98) How can I return a readily available (static) HTML page to the user instead of generating it in the servlet?

To solve your problem, you can either send a "Redirect" back to the client or use a RequestDispatcher and forward your request to another page:
  1. Redirect:
A redirection is made using the HttpServletResponse object:

  if(condition) {
     response.sendRedirect("page1.html");
  } else {
           response.sendRedirect("page2.html");
  }
  1. RequestDispatcher:
A request dispatcher can be obtained through the ServletContext. It can be used to include another page or to forward to it.

  if(condition) {
     this.getServletContext()
         .getRequestDispatcher("page1.html").forward();
  } else {
    this.getServletContext()
         .getRequestDispatcher("page2.html").forward();
  }
Both solutions require, that the pages are available in you document root. If they are located somewhere else on your filesystem, you have to open the file manually and copy their content to the output writer.
If your application server is set up in combination with a normal web server like Apache, you should use solution (1), because the the web server usually serves static files much faster than the application server.

99) What is the difference between static variables and instance variables in a servlet?

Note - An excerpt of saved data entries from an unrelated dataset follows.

# victorramirez952/tomography_3d_reconstructor

Hardware: NVIDIA B200
Metric: Gvoxels/s mask-stack->mesh+volume (higher is better)
Workload: dtype u8 -> bit-packed u32 (topology), f64 field taps -> f32 vertices

## Files before the change

tomography_3d_reconstructor_b200/csrc/t3d_mc.cu:

```cuda
#include "mc_tables.h"
#include "mc33_tables.h"
#include "t3d.h"
#include "t3d_field.cuh"

__device__ __align__(16) const int8_t g_tri_table[256][T3D_MC_ROW] = {T3D_TRI_TABLE_ROWS};
static const int8_t h_tri_table[256][T3D_MC_ROW] = {T3D_TRI_TABLE_ROWS};

struct McLuts {
    uint8_t ntri[256];
};
#define MC_AMB 0x80u
__constant__ McLuts c_luts;

__device__ const int8_t g33_rows[T3D_MC33_NROWS][T3D_MC33_ROW] = {T3D_MC33_TRI_ROWS};
__device__ const uint8_t g33_ntri[T3D_MC33_NROWS] = {T3D_MC33_NTRI_VALUES};
__device__ const uint16_t g33_base[256] = {T3D_MC33_BASE_VALUES};
__device__ const uint8_t g33_k[256] = {T3D_MC33_K_VALUES};
__device__ const uint8_t g33_faces[256][6] = {T3D_MC33_FACES_VALUES};
__device__ const unsigned long long g33_need[256] = {T3D_MC33_NEED_VALUES};
__device__ const uint8_t g33_pol[256] = {T3D_MC33_POL_VALUES};
__device__ const int8_t g33_sign[256] = {T3D_MC33_SIGN_VALUES};
__device__ const uint8_t g33_cyc[6][4] = {T3D_MC33_FACE_CYCLE_VALUES};
static const uint16_t h33_base[256] = {T3D_MC33_BASE_VALUES};

// ... 277 lines not shown
            int z, y;
            const WordMasks m = load_masks(g, row, w, z, y);
            int delta = 0;
            for (uint32_t a = m.act; a;) {
                const int b = __ffs(a) - 1;
                a &= a - 1;
                const int cs = cube_case(m, b);
                const uint32_t c = c_luts.ntri[cs];
                if (!(c & MC_AMB)) continue;
                delta += (int)g33_ntri[mc33_resolve(fld, z, y, (w << 5) + b, cs)] - (int)(c & 0x7fu);
                ++na;
            }
            aw_cnt[3 * (int64_t)n_active + k] += (uint32_t)delta;
        };
        const int64_t n4 = ((uintptr_t)aw_idx & 15) ? 0 : (n >> 2), stride = (int64_t)gridDim.x * blockDim.x, t0 = (int64_t)blockIdx.x * blockDim.x + threadIdx.x;
        for (int64_t c = t0; c < n4; c += stride) {
            const uint4 v = reinterpret_cast<const uint4*>(aw_idx)[c];
            if (!((v.x | v.y | v.z | v.w) & AW_AMB)) continue;
            if (v.x & AW_AMB) fix_word(4 * c, v.x);
            if (v.y & AW_AMB) fix_word(4 * c + 1, v.y);
            if (v.z & AW_AMB) fix_word(4 * c + 2, v.z);
            if (v.w & AW_AMB) fix_word(4 * c + 3, v.w);
        }
        for (int64_t k = 4 * n4 + t0; k < n; k += stride) {
            const uint32_t iraw = aw_idx[k];
            if (iraw & AW_AMB) fix_word(k, iraw);
        }
        if (na) atomicAdd(n_ambiguous, (unsigned long long)na);
    }
}

static unsigned amb_grid(uint32_t n) { const unsigned want = (n + 127) / 128, cap = (unsigned)T3D_NUM_SMS * 8; return want < cap ? (want ? want : 1) : cap; }

struct EmitArgs {
    Grid g;
    McField fld;
    const uint32_t* ballots;
    const uint32_t* chunkbase;
    const uint32_t* aw_idx;
    const uint32_t* aw_base;
    uint32_t cap_active;
    const unsigned long long* sizes;
    uint32_t cap_verts, cap_faces;
    unsigned long long* vkeys;
    int32_t* faces;
};

__device__ __forceinline__ uint32_t active_rank(const EmitArgs& a, uint32_t row, int w)
{
    const int64_t c = (int64_t)row * a.g.ncr + (w >> 5);
    return a.chunkbase[c] + __popc(a.ballots[c] & ((1u << (w & 31)) - 1u));
}

__device__ __forceinline__ uint32_t lt_mask(int b) { return b >= 32 ? 0xffffffffu : ((1u << b) - 1u); }

__device__ __forceinline__ unsigned long long vkey(int axis, int z, int y, int x)
{
    return (unsigned long long)axis | ((unsigned long long)x << 2) | ((unsigned long long)y << 22) | ((unsigned long long)z << 42);
}

template <int PARTS, int AMB>
__global__ void __launch_bounds__(128) k_mc_emit(EmitArgs a)
{
    __shared__ __align__(16) int8_t s_tri[256][T3D_MC_ROW];
    __shared__ uint32_t s_base[12][128];
    __shared__ uint32_t s_mask[12][128];
    __shared__ uint32_t s_next[4][128];
    if (AMB == 1) {
        int any = 0;
        uint32_t nw_ = a.cap_active;
        if (a.sizes[0] < nw_) nw_ = (uint32_t)a.sizes[0];
        for (uint32_t k = blockIdx.x * blockDim.x + threadIdx.x; k < nw_; k += gridDim.x * blockDim.x) any |= (int)(a.aw_idx[k] >> 31);
        if (!__syncthreads_or(any)) return;
    }
    if (PARTS & 2) {
        const int4* src = reinterpret_cast<const int4*>(&g_tri_table[0][0]);
        int4* dst = reinterpret_cast<int4*>(&s_tri[0][0]);
        for (int i = threadIdx.x; i < 256; i += blockDim.x) {
            dst[i] = src[i];
            if (c_luts.ntri[i] & MC_AMB) s_tri[i][T3D_MC_ROW - 1] = -2;
        }
        __syncthreads();
    }
    const uint32_t tid = threadIdx.x;
    uint32_t n_words = a.cap_active;
    if (a.sizes[0] < n_words) n_words = (uint32_t)a.sizes[0];
    const uint32_t offY = (uint32_t)a.sizes[1], offZ = (uint32_t)(a.sizes[1] + a.sizes[2]);
    if (a.sizes[1] + a.sizes[2] + a.sizes[3] > a.cap_verts || a.sizes[4] > a.cap_faces) return;
    auto emit_word = [&](const uint32_t k, const uint32_t iraw) {
    const uint32_t i = iraw & AW_MASK;
    const uint32_t row = i / (uint32_t)a.g.nws;
    const int w = (int)(i - row * (uint32_t)a.g.nws);
    int z, y;
    const WordMasks m = load_masks(a.g, row, w, z, y);
    const int64_t NA = a.cap_active;
    const uint32_t bX00 = a.aw_base[k], bY0 = offY + a.aw_base[NA + k], bZ0 = offZ + a.aw_base[2 * NA + k];
    uint32_t pT = a.aw_base[3 * NA + k];
    const int x0 = w << 5;

    if (PARTS & 1) {
        uint32_t id = bX00;
        for (uint32_t q = m.X00; q;) { const int b = __ffs(q) - 1; q &= q - 1; a.vkeys[id++] = vkey(2, z, y, x0 + b); }
        id = bY0;
        for (uint32_t q = m.Y0; q;) { const int b = __ffs(q) - 1; q &= q - 1; a.vkeys[id++] = vkey(1, z, y, x0 + b); }
        id = bZ0;
        for (uint32_t q = m.Z0; q;) { const int b = __ffs(q) - 1; q &= q - 1; a.vkeys[id++] = vkey(0, z, y, x0 + b); }
    }
    if (!(PARTS & 2) || !m.act) return;
    if (AMB == 0 && (iraw & AW_AMB)) return;

    const uint32_t Hs = (uint32_t)a.g.Hs;
    uint32_t bX01 = 0, bX10 = 0, bX11 = 0, bY1 = 0, bZ1 = 0;
    if (m.X01 | m.Z1) {
        const uint32_t r = active_rank(a, row + 1, w);
        bX01 = a.aw_base[r];
        bZ1 = offZ + a.aw_base[2 * NA + r];
    }
    if (m.X10 | m.Y1) {
        const uint32_t r = active_rank(a, row + Hs, w);
        bX10 = a.aw_base[r];
        bY1 = offY + a.aw_base[NA + r];
    }
    if (m.X11) bX11 = a.aw_base[active_rank(a, row + Hs + 1, w)];
    uint32_t nY0 = 0, nY1 = 0, nZ0 = 0, nZ1 = 0;
    if ((m.act >> 31) & 1u) {
        const uint32_t v1 = (m.a00 >> 31) & 1u, v2 = (m.a01 >> 31) & 1u, v5 = (m.a10 >> 31) & 1u, v6 = (m.a11 >> 31) & 1u;
        if (v1 != v2) nY0 = offY + a.aw_base[NA + active_rank(a, row, w + 1)];
        if (v5 != v6) nY1 = offY + a.aw_base[NA + active_rank(a, row + Hs, w + 1)];
        if (v1 != v5) nZ0 = offZ + a.aw_base[2 * NA + active_rank(a, row, w + 1)];
        if (v2 != v6) nZ1 = offZ + a.aw_base[2 * NA + active_rank(a, row + 1, w + 1)];
    }
    s_base[0][tid] = bX00; s_mask[0][tid] = m.X00;
    s_base[1][tid] = bY0;  s_mask[1][tid] = m.Y0;
    s_base[2][tid] = bX01; s_mask[2][tid] = m.X01;
    s_base[3][tid] = bY0;  s_mask[3][tid] = m.Y0;
    s_base[4][tid] = bX10; s_mask[4][tid] = m.X10;
    s_base[5][tid] = bY1;  s_mask[5][tid] = m.Y1;
    s_base[6][tid] = bX11; s_mask[6][tid] = m.X11;
    s_base[7][tid] = bY1;  s_mask[7][tid] = m.Y1;
    s_base[8][tid] = bZ0;  s_mask[8][tid] = m.Z0;
    s_base[9][tid] = bZ0;  s_mask[9][tid] = m.Z0;
    s_base[10][tid] = bZ1; s_mask[10][tid] = m.Z1;
    s_base[11][tid] = bZ1; s_mask[11][tid] = m.Z1;
    s_next[0][tid] = nY0; s_next[1][tid] = nY1; s_next[2][tid] = nZ0; s_next[3][tid] = nZ1;

    auto vertex_id = [&](int b, int e) -> uint32_t {
        const uint32_t at_next = (0x622u >> e) & 1u;
        uint32_t id = s_base[e][tid] + __popc(s_mask[e][tid] & (at_next ? lt_mask(b + 1) : lt_mask(b)));
        if (b == 31 && at_next) id = s_next[((e >> 2) & 1) + 2 * ((e >> 3) & 1) + ((e >> 3) & 1) * ((e >> 1) & 1)][tid];
        return id;
    };
    auto emit_classic = [&](int b, int cs) {
        const int4 trow = *reinterpret_cast<const int4*>(s_tri[cs]);
        const uint32_t tw[4] = {(uint32_t)trow.x, (uint32_t)trow.y, (uint32_t)trow.z, (uint32_t)trow.w};
        auto edge_at = [&](int t) -> int { return (int)(int8_t)((tw[t >> 2] >> ((t & 3) * 8)) & 0xffu); };
        for (int t = 0; t < 15; t += 3) {
            const int e0 = edge_at(t);
            if (e0 < 0) break;
            uint32_t vid[3];
#pragma unroll
            for (int c = 0; c < 3; ++c) vid[c] = vertex_id(b, (c == 0) ? e0 : edge_at(t + c));
            int32_t* f = a.faces + 3 * (int64_t)pT;
            f[0] = (int32_t)vid[2]; f[1] = (int32_t)vid[1]; f[2] = (int32_t)vid[0];
            ++pT;
        }
    };
    if constexpr (AMB == 0) {
        for (uint32_t q = m.act; q;) {
            const int b = __ffs(q) - 1;
            q &= q - 1;
            emit_classic(b, cube_case(m, b));
        }
    } else {
    for (uint32_t q = m.act; q;) {
        const int b = __ffs(q) - 1;
        q &= q - 1;
        const int cs = cube_case(m, b);
        if ((uint8_t)s_tri[cs][T3D_MC_ROW - 1] != 0xfeu) { emit_classic(b, cs); continue; }
        const int r = mc33_resolve(a.fld, z, y, x0 + b, cs);
        const int8_t* row = g33_rows[r];
        const int n3 = 3 * (int)g33_ntri[r];
        for (int t = 0; t < n3; t += 3) {
            int32_t* f = a.faces + 3 * (int64_t)pT;
            f[0] = (int32_t)vertex_id(b, row[t + 2]); f[1] = (int32_t)vertex_id(b, row[t + 1]); f[2] = (int32_t)vertex_id(b, row[t]);
            ++pT;
        }
    }
    }
    };
    if (AMB == 1) {
        for (uint32_t k = blockIdx.x * blockDim.x + tid; k < n_words; k += gridDim.x * blockDim.x) {
            const uint32_t iraw = a.aw_idx[k];
            if (iraw & AW_AMB) emit_word(k, iraw);
        }
    } else {
        const uint32_t k = blockIdx.x * blockDim.x + tid;
        if (k < n_words) emit_word(k, a.aw_idx[k]);
    }
}
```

According to the Java Language definition, a static variable is shared among all instances of a class, where a non-static variable -- also called an instance variable -- is specific to a single instance of that class.
According to the Servlet specification, a servlet that does not declare SingleThreadModel usually has one and only one instance, shared among all concurrent requests hitting that servlet.
That means that, in servlets (and other multithreaded applications), an instance variable behaves very much like a static variable, since it is shared among all threads. You have to be very careful about synchronizing access to shared data.
The big difference between instance variables and static variables comes when you have configured your servlet engine to instantiate two instances of the same servlet class, but with different init parameters. In this case, there will be two instances of the same servlet class, which means two sets of instance variables, but only one set of static variables.
Remember that you can store data in lots of different places in a servlet. To wit:
  • Local variables - for loop iterators, result sets, and so forth
  • Request attributes - for data that must be passed to other servlets invoked with the RequestDispatcher
  • Session attributes - persists for all future requests from the current user only
  • Instance variables - for data that persists for the life of the servlet, shared with all concurrent users
  • Static variables - for data that persists for the life of the application, shared with all concurrent users -- including any other servlet instances that were instantiated with different init parameters
  • Context attributes - for data that must persist for the life of the application, and be shared with all other servlets
100) How can I share data between two different web applications?

Different servlets may share data within one application via ServletContext. If you have a compelling to put the servlets in different applications, you may wanna consider using EJBs.